GRAMMAR SCHOOLS
Category: EducationIn the last twenty years the public schools and the most successful grammar schools have become increasingly alike: and the increasing movement towards comprehensive schools, which threatens both of them, has forced them into a friendly alliance. The public schools have become more concerned with intellectual training, less with character-building: the big grammar schools — or some of them — have become more broadminded in their view of education: and both kinds of school have become more preoccupied with getting their pupils to university, and particularly to Oxbridge. Since the end of the first war, the trickle of grammar-school boys to Oxbridge has turned into a flood: most of them, without strong family connections or wealth, have known that their career depends on a university place, and both in intelligence and ambition they compete strongly with the public-school boys. In 1967—68, forty-eight per cent of the direct-grant grammar-school boys went on to university, and twenty-six per cent of the maintained grammar- school boys, compared to thirty per cent of boys from independent schools were recognized as efficient: Once at university, the confidence gap between the public-school and grammar-school boys has visibly diminished, and clothes and accent no longer distinguish the public-school undergraduate.
Most of the oldest, largest and most famous grammar schools are not state schools at all, but semi-dependent ones. These are the 178 ‘direct-grant’ grammar schools, financed partly by fees and funds, partly by the Department of Education (the direct grant). They earn the grant by taking not less than a quarter and now as many as sixty per cent of their pupils from the state system: the rest are fee-paying. They must have local government people on their boards of governors, but the local authorities cannot really interfere as they do with ordinary grammar schools. Some direct- grant schools are just small denominational schools (nearly a third are Roman Catholic) but the most successful are big and fairly secular: Bradford, Bristol, Manchester, Birkenhead; Haberdashers’ Aske’s and Latimer Upper, in London; the Royal Grammar School,
Newcastle; King Edward’s, Birmingham. They rival the top public schools with their traditions, huge sixth forms, and entries into university. In comparison with the 1,098 other grammar schools, “maintained” (and often interfered with) by the local authorities, they are privileged schools. In 1968 thirty-one per cent of boys and girls from direct-grant grammar schools went to university compared with 19.6 per cent from maintained ones. Their reputations help them to go on attracting the best teachers; they benefit too from the big city “catchment areas” as their recruiting territory is grue- somely called. Their competition for entry in some cities is as much as ten for each place.
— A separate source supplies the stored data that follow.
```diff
@@ -1431,6 +1451,9 @@
                 conv_dgrad = lib.sc_conv3x3_bx3
             elif ty == "pw" and _use_pw3(1, N, Ho * Wo, conv.in_channels, conv.out_channels):
                 conv_dgrad = lib.sc_conv1x1_pw3
+                a.wpk = ent["pb"].data_ptr()
+            elif ty == "pw" and _use_pw3_ks(1, N, Ho * Wo, conv.out_channels, conv.in_channels):
+                conv_dgrad = lib.sc_conv1x1_pw3_ks
                 a.wpk = ent["pb"].data_ptr()
             elif _use_ksplit(N, Ho * Wo, conv.out_channels, conv.in_channels, ks):
                 conv_dgrad = lib.sc_conv1x1_ksplit
```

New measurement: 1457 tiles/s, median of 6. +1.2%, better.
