# zju3dv/disprcnn

Measured on AMD Instinct MI355X. Metric: ROI cost-volumes/sec (112x112x48), higher is better.
Workload: dtype f32 (every convolution of the regressor, the three 32->1 heads included: split-f16 -- each fp32 value carried as hi + lo fp16, 3 f16-MFMA products per fp32 product, f32 accumulate; fp32-class error, tests/test_hip_s16.py.  Head gather and soft-argmin: f32 VALU); 1 GPU; Config A: per ROI pair, features [32,28,28]x2 -> concat cost volume [64,12,28,28] (folded into the first 3D layer's loads, never written) -> 3D stacked-hourglass regressor -> trilinear x4 + softmax + soft-argmin -> disparity [112,112]; maxdisp=48, mindisp=0, parallelism=roi-shard x1 (no collective), weights=closed-form synthetic (disprcnn_amd.utils.synth), BN stats calibrated fixture

## Files before the change

disprcnn_amd/csrc/convs16.hip:

```cpp
#include <hip/hip_runtime.h>
#include <stdint.h>

#include <type_traits>

#include "../../include/disprcnn_hip.h"
#include "s16_cvrows.h"
#include "s16_ovf.h"
#include "s16_tilemap.h"

typedef float f32x4 __attribute__((ext_vector_type(4)));
typedef float f32x16 __attribute__((ext_vector_type(16)));
typedef unsigned u32x4 __attribute__((ext_vector_type(4)));
typedef unsigned u32x2 __attribute__((ext_vector_type(2)));
typedef _Float16 f16x8 __attribute__((ext_vector_type(8)));
typedef _Float16 f16x4 __attribute__((ext_vector_type(4)));

#define GLOBAL_PTR(p) ((const __attribute__((address_space(1))) void*)(p))
#define LDS_PTR(p) ((__attribute__((address_space(3))) void*)(p))
#define S16_WAITCNT(vm, lgkm) (((vm) & 15) | (7 << 4) | ((lgkm) << 8) | (((vm) >> 4) << 14))

namespace {

constexpr int PV_ROWS = 128;
constexpr int PV_FLAT = 192;
constexpr int RING = 3;
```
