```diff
@@ -3269,23 +3362,34 @@
         int stop = 0;
         if (const char* ev = std::getenv("FNN_CHAIN_STOP")) stop = std::atoi(ev);
         (void)hipMemcpyToSymbol(HIP_SYMBOL(fnn::g_chain_stop_after), &stop, sizeof(int));
-        int form = stop ? 1 : 2;
+        int form = stop ? 1 : 0;
         if (const char* ev = std::getenv("FNN_CHAIN_FORM")) form = std::atoi(ev);
         (void)hipMemcpyToSymbol(HIP_SYMBOL(fnn::g_chain_form), &form, sizeof(int));
-    }
-    hipLaunchKernelGGL(fnn::k_test_chain<fnn::CH_EPT>, dim3(1), dim3(fnn::CH_T), 0, 0, dbuf, m, guard_bits, dout, dst);
+        const long long zero[fnn::CH_NTICK] = {0};
+        (void)hipMemcpyToSymbol(HIP_SYMBOL(fnn::g_chain_ticks), zero, sizeof(zero));
+    }
+    hipLaunchKernelGGL((fnn::k_test_chain<fnn::CH_EPT, false>), dim3(1), dim3(fnn::CH_T), 0, 0, dbuf, m, guard_bits, dout, dst);
     e = hipDeviceSynchronize();
     if (std::getenv("FNN_CHAIN_TIME")) {
         hipEvent_t e0, e1;
         (void)hipEventCreate(&e0); (void)hipEventCreate(&e1);
         (void)hipEventRecord(e0, 0);
         for (int i = 0; i < 50; i++)
-            hipLaunchKernelGGL(fnn::k_test_chain<fnn::CH_EPT>, dim3(1), dim3(fnn::CH_T), 0, 0, dbuf, m, guard_bits, dout, dst);
+            hipLaunchKernelGGL((fnn::k_test_chain<fnn::CH_EPT, false>), dim3(1), dim3(fnn::CH_T), 0, 0, dbuf, m, guard_bits, dout, dst);
         (void)hipEventRecord(e1, 0);
         (void)hipEventSynchronize(e1);
         float ms = 0.f;
         (void)hipEventElapsedTime(&ms, e0, e1);
         std::fprintf(stderr, "[fnn] k_test_chain m=%d: %.2f us per launch\n", m, ms * 1e3 / 50);
+        hipLaunchKernelGGL((fnn::k_test_chain<fnn::CH_EPT, true>), dim3(1), dim3(fnn::CH_T), 0, 0, dbuf, m, guard_bits, dout, dst);
+        (void)hipDeviceSynchronize();
+        long long tk[fnn::CH_NTICK] = {0};
+        if (hipMemcpyFromSymbol(tk, HIP_SYMBOL(fnn::g_chain_ticks), sizeof(tk)) == hipSuccess && tk[fnn::CH_NTICK - 1] > tk[0]) {
+            static const char* const name[fnn::CH_NTICK - 1] = {"loads", "prefix", "records", "segscan", "walk", "tail"};
+            std::fprintf(stderr, "[fnn] k_test_chain m=%d phases (us):", m);
+            for (int k = 0; k + 1 < fnn::CH_NTICK; k++) std::fprintf(stderr, " %s %.2f", name[k], (double)(tk[k + 1] - tk[k]) * 1e-2);
+            std::fprintf(stderr, "\n");
+        }
         (void)hipEventDestroy(e0); (void)hipEventDestroy(e1);
     }
     fnn::ChainStats hs{0, 0, 0, 0};
@@ -3296,6 +3400,8 @@
     if (stats4) { stats4[0] = hs.runs; stats4[1] = hs.mixed; stats4[2] = hs.run_fail; stats4[3] = hs.thread_fail; }
     return FNN_OK;
 }
+
+int32_t fnn_test_chain_short_below(void) { return fnn::CH_SHORT_M; }
 
 int32_t fnn_stream_probe(int32_t device, int64_t bytes, int32_t reps, double* gbps_out) {
     if (bytes < (1 << 20) || reps < 1 || !gbps_out) return fnn::fail(FNN_EINVAL, "fnn_stream_probe: bad arguments");
diff --git a/include/fastnn.h b/include/fastnn.h
--- a/include/fastnn.h
+++ b/include/fastnn.h
@@ -178,6 +178,7 @@
 
 int32_t fnn_test_chain_sum(int32_t device, const double* host_buf, int32_t m, int32_t guard_bits,
                            int32_t ept, double* out, int32_t* stats4);
+int32_t fnn_test_chain_short_below(void);
 
 int32_t fnn_stream_probe(int32_t device, int64_t bytes, int32_t reps, double* gbps_out);
 
```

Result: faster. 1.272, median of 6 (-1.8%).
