def load():
    global _lib
    if _lib is not None:
        return _lib
    import torch
    if "MAPDN_LIB_PATH" not in os.environ:
        from . import build as _build
        try:
            is_stale = _build.stale()
        except OSError:
            is_stale = not os.path.exists(LIB_PATH)
            if not is_stale:
                import warnings
                warnings.warn(f"mapdn_amd/csrc is not readable: {LIB_PATH} is loaded without the source-hash check", RuntimeWarning, stacklevel=2)
        if is_stale:
            try:
                _build.build_locked()
            except Exception as exc:
                raise ImportError(
                    f"{LIB_PATH} is missing or was built from other sources than mapdn_amd/csrc (hash {_build.library_hash()} vs "
                    f"{_safe_source_hash(_build)}) and could not be rebuilt ({exc}); build it with `python -m mapdn_amd.build` "
                    "(hipcc --offload-arch=gfx950); there is no CPU fallback") from exc
    lib = C.CDLL(os.environ.get("MAPDN_LIB_PATH", LIB_PATH))
    if "MAPDN_LIB_PATH" in os.environ:
        for name in EXPORTS:
            if not hasattr(lib, name):
                def _missing(*a, _n=name, **k):
                    raise AttributeError(f"{os.environ['MAPDN_LIB_PATH']} does not export {_n}")
                lib.__dict__[name] = _missing
    vp = C.c_void_p
    lib.mapdn_last_error.restype = C.c_char_p
    lib.mapdn_last_error.argtypes = [vp]
    lib.mapdn_build_info.restype = C.c_char_p
    lib.mapdn_build_info.argtypes = []
    lib.mapdn_create.argtypes = [C.POINTER(CNetSpec), C.POINTER(CEnvConfig), C.c_int32, C.c_int32, C.POINTER(vp)]
    lib.mapdn_destroy.argtypes = [vp]
    lib.mapdn_destroy.restype = None
    lib.mapdn_dims.argtypes = [vp, C.POINTER(CDims)]
    lib.mapdn_set_profiles.argtypes = [vp, _pd, _pd, _pd, C.c_int64, C.c_int32, C.c_int32]
    lib.mapdn_get_profile_stats.argtypes = [vp, _pd, _pd]
    lib.mapdn_reset.argtypes = [vp, vp, C.c_int32, C.c_int32, vp]
    lib.mapdn_step.argtypes = [vp, vp, C.c_int32, C.c_int32, vp, vp, vp, vp]
    lib.mapdn_step_obs.argtypes = [vp, vp, C.c_int32, C.c_int32, vp, vp, vp, vp, C.c_int32, vp]
    lib.mapdn_get_start_rows.argtypes = [vp, vp, vp]
    lib.mapdn_get_returns.argtypes = [vp, vp, vp]
    lib.mapdn_get_auto_reset_mask.argtypes = [vp, vp, vp]
    lib.mapdn_get_obs.argtypes = [vp, vp, C.c_int32, vp]
    lib.mapdn_get_state.argtypes = [vp, vp, C.c_int32, vp]
    lib.mapdn_get_results.argtypes = [vp] + [vp] * 7 + [vp]
    lib.mapdn_get_loads.argtypes = [vp, vp, vp, vp]
    lib.mapdn_solve_only.argtypes = [vp] + [vp] * 8 + [vp]
    lib.mapdn_get_ybus_dense.argtypes = [vp, _pd]
    lib.mapdn_get_obs_index.argtypes = [vp, _pi, _pi]
    lib.mapdn_get_schedule.argtypes = [vp, C.c_int32, _pi, _pi, _pi]
    lib.mapdn_get_flat_factors.argtypes = [vp, _pd, _pi]
    lib.mapdn_get_dc_angles.argtypes = [vp, _pd, _pd]
    lib.mapdn_get_nr_geometry.argtypes = [vp, _pi]
    lib.mapdn_get_nr_kernel.argtypes = [vp, _pi]
    lib.mapdn_debug_stream.argtypes = [vp, vp, C.c_int32, C.c_int32, C.c_int32, vp]
    lib.mapdn_get_sparse_program.argtypes = [vp, C.c_int32, _pi, _pi, _pi, _pi]
    lib.mapdn_policy_forward.argtypes = [vp] * 14 + [C.c_int32] * 4 + [C.c_float, vp]
    lib.mapdn_policy_forward_fits.argtypes = [C.c_int32, C.c_int32]
    lib.mapdn_policy_forward_geometry.argtypes = [C.c_int32, C.c_int32, _pi, _pi, _pi]
    lib.mapdn_critic_head_backward_geometry.argtypes = [C.c_int64, C.c_int32, C.c_int32, C.c_int32, C.c_int32, _pi, _pi, _pi]
    lib.mapdn_policy_forward_train.argtypes = [vp] * 15 + [C.c_int32] * 4 + [C.c_float, vp]
    lib.mapdn_policy_backward_scratch_floats.argtypes = [C.c_int64]
    lib.mapdn_policy_backward_scratch_floats.restype = C.c_int64
    lib.mapdn_policy_backward.argtypes = [vp] * 5 + [C.c_float] + [vp] * 10 + [C.c_int64, vp]
    lib.mapdn_layernorm64_forward.argtypes = [vp] * 6 + [C.c_int64, C.c_float, C.c_int32, vp]
    lib.mapdn_layernorm64_backward_blocks.argtypes = [C.c_int64]
    lib.mapdn_layernorm64_backward.argtypes = [vp] * 10 + [C.c_int64, C.c_int32, vp]
    lib.mapdn_layernorm64_bc_forward.argtypes = [vp, vp, C.c_int32] + [vp] * 5 + [C.c_int64, C.c_float, C.c_int32, vp]
    lib.mapdn_layernorm64_bc_backward.argtypes = [vp, vp, vp, C.c_int32] + [vp] * 8 + [C.c_int64, C.c_int32, vp]
    lib.mapdn_relu_dot64_forward.argtypes = [vp, vp, C.c_float, vp, C.c_int64, vp]
    lib.mapdn_relu_dot64_backward.argtypes = [vp] * 7 + [C.c_int64, vp]
    lib.mapdn_critic_head_forward.argtypes = [vp, vp, C.c_int32, vp, vp, C.c_float] + [vp] * 5 + [C.c_int64, vp]
    lib.mapdn_critic_head_scratch_floats.argtypes = [C.c_int64, C.c_int32, C.c_int32]
    lib.mapdn_critic_head_scratch_floats.restype = C.c_int64
    lib.mapdn_critic_head_backward.argtypes = [vp, vp, vp, C.c_int32, vp, vp, C.c_float] + [vp] * 7 + [C.c_int64, C.c_int32, vp]
    lib.mapdn_explore_actions.argtypes = [vp, vp, vp, C.c_float, C.c_int32, C.c_double, C.c_double, vp, vp, vp, C.c_int64, vp]
    lib.mapdn_rollout_stats.argtypes = [vp, vp, vp, vp, vp, vp, C.c_int32, vp]
    lib.mapdn_copy_segments.argtypes = [C.POINTER(vp), C.POINTER(vp), C.POINTER(C.c_int64), C.c_int32, vp]
    lib.mapdn_critic_head_mse.argtypes = [vp] * 5 + [C.c_int32, vp, vp, C.c_float] + [vp] * 7 + [C.c_int64, vp]
    lib.mapdn_critic_twin_forward.argtypes = [vp, vp, C.c_int32, vp, vp, vp, C.c_float] + [vp] * 7 + [C.c_int64, vp]
    lib.mapdn_critic_twin_scratch_floats.argtypes = [C.c_int64, C.c_int32]
    lib.mapdn_critic_twin_scratch_floats.restype = C.c_int64
    lib.mapdn_critic_twin_geometry.argtypes = [C.c_int64, C.c_int32, C.c_int32, _pi, _pi, _pi]
    lib.mapdn_critic_twin_mse.argtypes = [vp] * 5 + [C.c_int32, vp, vp, vp, C.c_float] + [vp] * 7 + [C.c_int64, vp]
    lib.mapdn_critic_head_backward_dot.argtypes = [vp, vp, vp, C.c_int32, vp, vp, C.c_float] + [vp] * 6 + [C.c_int64, vp]
    lib.mapdn_dense_solve.argtypes = [vp, vp, vp, C.c_int32, C.c_int32, vp]
    lib.mapdn_stats.argtypes = [vp, C.POINTER(C.c_int64), C.POINTER(C.c_double), C.POINTER(C.c_int32), vp]
    lib.mapdn_nr_timing.argtypes = [vp, C.c_int32]
    lib.mapdn_nr_time_ms.argtypes = [vp, C.POINTER(C.c_double), C.POINTER(C.c_int64)]
    lib.mapdn_droop_actions.argtypes = [vp, C.POINTER(CDroopConfig), vp, vp, vp, vp, vp]
    for name in EXPORTS:
        if name not in ("mapdn_last_error", "mapdn_destroy", "mapdn_build_info"):
            getattr(lib, name).restype = C.c_int
    _lib = lib
    return lib
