struct ConvStats {
    float* rows;
    int nb = -1;
    double tot_s = 0.0, tot_q = 0.0;

    __device__ __forceinline__ void flush(const ConvKernelParams& p, int lane) {
        if (p.stats_scalar) {
#pragma unroll
            for (int off = 16; off >= 1; off >>= 1) {
                tot_s += __shfl_xor_sync(0xffffffffu, tot_s, off);
                tot_q += __shfl_xor_sync(0xffffffffu, tot_q, off);
            }
            if (lane == 0) {
                atomicAdd(p.stats + (size_t)nb * p.Cout * 2, tot_s);
                atomicAdd(p.stats + (size_t)nb * p.Cout * 2 + 1, tot_q);
            }
            tot_s = 0.0; tot_q = 0.0;
            return;
        }
        asm volatile("bar.sync 1, 256;" ::: "memory");
        for (int ch = threadIdx.x; ch < p.Cout; ch += 256) {
            atomicAdd(p.stats + ((size_t)nb * p.Cout + ch) * 2, (double)rows[ch]);
            atomicAdd(p.stats + ((size_t)nb * p.Cout + ch) * 2 + 1, (double)rows[p.stats_ld + ch]);
            rows[ch] = 0.f;
            rows[p.stats_ld + ch] = 0.f;
        }
        asm volatile("bar.sync 1, 256;" ::: "memory");
    }
    __device__ __forceinline__ void enter(const ConvKernelParams& p, int item_nb, int lane) {
        if (nb != item_nb) {
            if (nb >= 0) flush(p, lane);
            nb = item_nb;
        }
    }
};

struct ConvSmem {
    uint8_t* w;
    uint8_t* s;
    SmemCtrl* ctl;
    float* stage;
    float* stats;
};

__device__ __forceinline__ ConvSmem conv_prologue(const ConvKernelParams& p, int stage_floats, int n_threads) {
    extern __shared__ __align__(1024) uint8_t smem_raw[];
    uint8_t* smem = reinterpret_cast<uint8_t*>(
        (reinterpret_cast<uintptr_t>(smem_raw) + 1023) & ~static_cast<uintptr_t>(1023));
    ConvSmem m;
    m.w = smem;
    m.s = smem + (size_t)p.w_stages * p.w_stage_bytes;
    m.ctl = reinterpret_cast<SmemCtrl*>(m.s + (size_t)p.s_stages * p.s_stage_bytes);
    m.stage = reinterpret_cast<float*>(reinterpret_cast<uint8_t*>(m.ctl) + kCtlBarrierBytes);
    m.stats = m.stage + stage_floats;
    const bool smem_misaligned = (p.smem_slack == 0) && (smem != smem_raw);

    if (threadIdx.x == 0) {
        for (int i = 0; i < kMaxWStages; ++i) { mbar_init(&m.ctl->wfull[i], 1); mbar_init(&m.ctl->wempty[i], kConsumerWarps); }
        for (int i = 0; i < kMaxSStages; ++i) { mbar_init(&m.ctl->sfull[i], 1); mbar_init(&m.ctl->sempty[i], kConsumerWarps); }
        m.ctl->abort_flag = smem_misaligned ? 1 : 0;
        fence_barrier_init();
    }
    if ((threadIdx.x >> 5) == kProducerWarp && (threadIdx.x & 31) == 0) {
        for (int i = 0; i < kConvMaxSrc; ++i) prefetch_tmap(&p.tmA[i]);
        prefetch_tmap(&p.tmB);
    }
    if (p.stats != nullptr && !p.stats_scalar)
        for (int i = threadIdx.x; i < 2 * p.stats_ld; i += n_threads) m.stats[i] = 0.f;
    __syncthreads();
    return m;
}

__device__ __forceinline__ void conv_report_abort(const ConvKernelParams& p, const SmemCtrl* ctl) {
    __syncthreads();
    if (threadIdx.x == 0 && ctl->abort_flag && p.err_flag) atomicExch(p.err_flag, 1 + (int)blockIdx.x);
}

template <int BN, int TD>
__device__ __forceinline__ int issue_slab(float (&acc)[TD][BN / 2], uint32_t a_addr, uint32_t w_addr, int pl, int d_min, int d_max,
                                          int n_kd, int n_kh, int TW, bool f8) {
    int groups = 0;
#pragma unroll
    for (int d = 0; d < TD; ++d) {
// ... 44 lines not shown
                    wring.advance(p.w_stages);
                }
                ok = mbar_wait(&ctl->sempty[sring.stage], sring.parity ^ 1, abort_flag);
                if (!ok) break;
                if (elect_one()) {
                    mbar_expect_tx(&ctl->sfull[sring.stage], slab_bytes);
                    tma_load_5d(s_smem + (size_t)sring.stage * p.s_stage_bytes, tm, &ctl->sfull[sring.stage], (int)P.c0, cw, ch,
                                cd + pl * p.stride, t.nb);
                }
                sring.advance(p.s_stages);
            }
        }
    }
}

}
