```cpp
int vd_op_attn_spatial_bwd(const float* qkv, int nfr, int L, int C, int heads, const float* dout, float* dqkv, void* stream) {
    VD_REQUIRE(nfr > 0 && L > 0 && heads > 0 && C % heads == 0, "vd_op_attn_spatial_bwd: shape");
    AttnSpatialArgs a{qkv, nullptr, nfr, L, C, heads, 1.0f / sqrtf((float)(C / heads))};
    OpScratch ws(stream);
    float* buf = nullptr;
    int rc = ws.get(&buf, attn_spatial_bwd_ws_floats(a));
    return rc ? rc : launch_attn_spatial_bwd(a, dout, dqkv, buf, ws.st);
}

int vd_op_out_conv_bwd(const float* deps, const float* w, int nfr, int H, int W, int C, int Cout, float* da, void* stream) {
    return launch_out_conv_bwd(deps, w, nfr, H, W, C, Cout, da, static_cast<hipStream_t>(stream));
}

int vd_op_stem_col2im(const float* dcols, const float* obs, const float* lat, const float* km, int nfr, int H, int W,
                      int cond_mode, float* dx, void* stream) {
    return launch_stem_col2im(dcols, obs, lat, km, nfr, H, W, STEM_KPAD, cond_mode, dx, static_cast<hipStream_t>(stream));
}

}
```

video-diffusion_amd/csrc/misc.hip:

```cpp
#include <algorithm>

#include "vd_common.h"

namespace vd {

__global__ __launch_bounds__(256) void assemble_kernel(AssembleArgs a) {
    const int n = a.frame_list ? a.frame_list[blockIdx.y] : blockIdx.y;
    const int HW = a.H * a.W;
    const float om = a.obs_mask[n], lm = a.lat_mask[n], km = a.km_mask[n];
    const float any = fminf(om + lm + km, 1.0f);
    const int Cs = a.cond_mode == 0 ? 5 : (a.cond_mode == 1 ? 6 : 3);
    if (blockIdx.x == 0 && threadIdx.x == 0 && !a.frame_list) {
        const float t = a.t_model[n / a.T];
        const float tobs = a.obs_t_mode == 0 ? 0.f : (a.obs_t_mode == 1 ? t : t - 1.f);
        float tf = t;
        if (a.cond_mode == 0) tf = tobs * om + t * (1.f - om);
        else if (a.cond_mode == 2) {
            bool any_obs = false;
            for (int k = 0; k < a.T; ++k) any_obs |= a.obs_mask[(n / a.T) * a.T + k] == 1.f;
            if (any_obs) tf = -1.f;
        }
        a.t_frames[n] = tf;
        a.amask[n] = any;
    }
    if (a.scalars_only) return;
    constexpr int SW = 64;
    __shared__ float tile[3][SW + 2][6];
    __shared__ int lut[256];
    const int strips = (a.W + SW - 1) / SW;
    const int y = blockIdx.x / strips, x0 = (blockIdx.x - y * strips) * SW;
    for (int i = threadIdx.x; i < 9 * (SW + 2); i += 256) {
        const int xx = i % (SW + 2), rc = i / (SW + 2), r = rc % 3, c = rc / 3;
        const int yy = y + r - 1, gx = x0 + xx - 1;
        const bool in = yy >= 0 && yy < a.H && gx >= 0 && gx < a.W;
        float xv = 0.f, ov = 0.f;
        if (in) {
            const size_t q = ((size_t)n * 3 + c) * HW + yy * a.W + gx;
            xv = a.x[q];
            ov = a.obs_src[q];
        }
        if (a.cond_mode == 0) {
            tile[r][xx][c] = in ? xv * lm + ov * om + xv * (1.f - any) : 0.f;
            if (c == 0) { tile[r][xx][3] = in ? om : 0.f; tile[r][xx][4] = in ? km : 0.f; }
        } else if (a.cond_mode == 1) {
            tile[r][xx][c] = in ? xv * lm + xv * (1.f - any) : 0.f;
            tile[r][xx][3 + c] = in ? ov * om : 0.f;
        } else tile[r][xx][c] = xv;
    }
    for (int k = threadIdx.x; k < a.Kpad; k += 256) {
        const int tap = k / Cs, c = k - tap * Cs;
        lut[k] = k < 9 * Cs ? ((tap / 3) * (SW + 2) + tap % 3) * 6 + c : -1;
    }
    __syncthreads();
    const int qpr = a.Kpad >> 2, sh = 31 - __clz(qpr);
// ... 289 lines not shown
            }
        }
        float* dst = T + (pix0 + (size_t)it * 32 + 4 * kh) * LDT + lr;
#pragma unroll
        for (int ct = 0; ct < NCT; ++ct)
#pragma unroll
            for (int r = 0; r < 16; ++r) dst[(size_t)((r & 3) + 8 * (r >> 2)) * LDT + ct * 32] = acc[ct][r];
#pragma unroll
        for (int i = 0; i < NI; ++i) xa[i] = xn[i];
    }
}

bool head_gemm_supported(int HW, int C, int ldt) { return HW % 1024 == 0 && C % 8 == 0 && C <= 128 && ldt == 32; }

int launch_head_gemm(const float* h, const float* affA, const float* affB, const float* Wt, int nfr, int HW, int C, int ldt, float* T, hipStream_t s) {
    VD_REQUIRE(head_gemm_supported(HW, C, ldt), "output head GEMM: whole 1024-pixel blocks of a frame, C <= 128, 32 columns");
    const int tpw = (size_t)nfr * HW / 1024 < 512 ? 2 : 8;
    const dim3 grid((unsigned)((size_t)nfr * HW / (128 * tpw)));
    hipLaunchKernelGGL((head_gemm_kernel<1, 128>), grid, dim3(256), 0, s, h, affA, affB, Wt, HW, C, tpw, T);
    VD_HIP(hipGetLastError());
    return 0;
}
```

The direct-grant schools are, as the Donnison Report of 1970 (para 115) said: “Predominantly middle class institutions. … Three out of four pupils come from the homes of white-collar workers: three out of five have fathers in professional or managerial occupations. Only one out of thirteen comes from a semi-skilled or unskilled worker’s family.” Many of the 178 schools are in the north: there are forty-six in Lancashire alone, nineteen in Yorkshire, seven in Bristol, and only twenty in Greater London. In some ways the direct-grant schools are the northern equivalent of the public schools, which recruit their boys predominantly from the south-east. The fact that many of the parents pay fees is thought by many to preserve the school’s independence and to encourage the interest of parents: “Here in Yorkshire they only pay for what they value,” one head-master told the Donnison Commission (para 166): And after demonstrating their interest not only in words but in cash, they watch their investments carefully.4
The top grammar schools do not yet have the same close association with the world of power as the big public schools; most of their boys go unobtrusively into the professions, industry or engineering; but a few direct-grant schools have acquired a special reputation. The most famous of them is Manchester Grammar School (MGS), with 1,400 boys in a low brick building outside the city, which has become a legendary stronghold of the “meritocracy”.